** What the exercise asks **
In the data that follows, find each line containing "stride" and copy it.

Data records
((

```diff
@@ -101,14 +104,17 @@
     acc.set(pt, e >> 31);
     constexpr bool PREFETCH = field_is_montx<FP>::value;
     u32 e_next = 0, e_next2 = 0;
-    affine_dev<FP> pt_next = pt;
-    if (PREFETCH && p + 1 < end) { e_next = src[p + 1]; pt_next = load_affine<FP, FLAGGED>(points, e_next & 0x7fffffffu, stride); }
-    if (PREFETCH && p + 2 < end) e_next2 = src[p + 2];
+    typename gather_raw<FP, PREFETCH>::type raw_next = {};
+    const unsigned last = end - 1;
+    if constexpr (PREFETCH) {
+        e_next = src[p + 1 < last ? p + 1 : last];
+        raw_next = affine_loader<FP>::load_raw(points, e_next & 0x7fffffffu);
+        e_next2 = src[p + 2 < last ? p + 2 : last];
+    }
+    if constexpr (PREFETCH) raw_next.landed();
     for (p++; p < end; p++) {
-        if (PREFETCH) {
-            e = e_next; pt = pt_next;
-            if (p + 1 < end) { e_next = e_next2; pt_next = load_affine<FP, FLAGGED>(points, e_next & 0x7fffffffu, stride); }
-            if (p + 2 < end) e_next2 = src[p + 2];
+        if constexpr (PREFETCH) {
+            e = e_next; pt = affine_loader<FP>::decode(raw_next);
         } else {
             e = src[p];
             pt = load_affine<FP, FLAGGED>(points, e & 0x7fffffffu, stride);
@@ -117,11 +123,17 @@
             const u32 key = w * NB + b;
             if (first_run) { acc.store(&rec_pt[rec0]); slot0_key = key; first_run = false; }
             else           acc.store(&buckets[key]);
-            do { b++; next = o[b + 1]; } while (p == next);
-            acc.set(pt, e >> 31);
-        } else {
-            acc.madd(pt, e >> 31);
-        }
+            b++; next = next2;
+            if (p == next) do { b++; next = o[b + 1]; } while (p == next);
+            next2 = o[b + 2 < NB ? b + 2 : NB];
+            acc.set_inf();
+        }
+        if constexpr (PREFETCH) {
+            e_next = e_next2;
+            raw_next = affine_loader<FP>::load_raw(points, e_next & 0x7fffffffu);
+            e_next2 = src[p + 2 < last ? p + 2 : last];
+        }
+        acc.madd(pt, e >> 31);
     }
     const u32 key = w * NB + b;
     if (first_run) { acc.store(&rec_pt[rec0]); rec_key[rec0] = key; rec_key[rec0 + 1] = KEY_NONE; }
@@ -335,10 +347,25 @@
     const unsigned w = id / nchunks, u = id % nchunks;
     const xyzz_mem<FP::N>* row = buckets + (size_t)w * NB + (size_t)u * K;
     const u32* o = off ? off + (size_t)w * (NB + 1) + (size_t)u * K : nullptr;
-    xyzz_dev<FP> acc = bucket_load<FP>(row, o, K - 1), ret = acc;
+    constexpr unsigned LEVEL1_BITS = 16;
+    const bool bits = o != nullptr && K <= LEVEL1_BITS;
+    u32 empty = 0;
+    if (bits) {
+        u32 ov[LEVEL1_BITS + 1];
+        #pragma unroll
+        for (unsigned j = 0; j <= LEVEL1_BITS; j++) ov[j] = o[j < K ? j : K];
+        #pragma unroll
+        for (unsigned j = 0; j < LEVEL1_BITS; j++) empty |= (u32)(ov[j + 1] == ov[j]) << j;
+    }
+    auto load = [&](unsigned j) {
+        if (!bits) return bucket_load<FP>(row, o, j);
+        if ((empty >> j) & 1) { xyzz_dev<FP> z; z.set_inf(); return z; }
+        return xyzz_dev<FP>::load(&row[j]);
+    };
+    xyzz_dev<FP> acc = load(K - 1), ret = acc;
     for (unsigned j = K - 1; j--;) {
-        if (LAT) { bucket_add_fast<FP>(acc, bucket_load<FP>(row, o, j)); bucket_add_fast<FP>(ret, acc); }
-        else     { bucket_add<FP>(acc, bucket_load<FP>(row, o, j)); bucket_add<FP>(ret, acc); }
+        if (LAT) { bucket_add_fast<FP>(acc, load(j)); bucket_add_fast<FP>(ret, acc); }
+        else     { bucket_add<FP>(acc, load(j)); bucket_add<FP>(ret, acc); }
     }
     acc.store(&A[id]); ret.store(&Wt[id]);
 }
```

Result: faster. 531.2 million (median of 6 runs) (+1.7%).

))

** Result below **
-    if (PREFETCH && p + 1 < end) { e_next = src[p + 1]; pt_next = load_affine<FP, FLAGGED>(points, e_next & 0x7fffffffu, stride); }
-            if (p + 1 < end) { e_next = e_next2; pt_next = load_affine<FP, FLAGGED>(points, e_next & 0x7fffffffu, stride); }
             pt = load_affine<FP, FLAGGED>(points, e & 0x7fffffffu, stride);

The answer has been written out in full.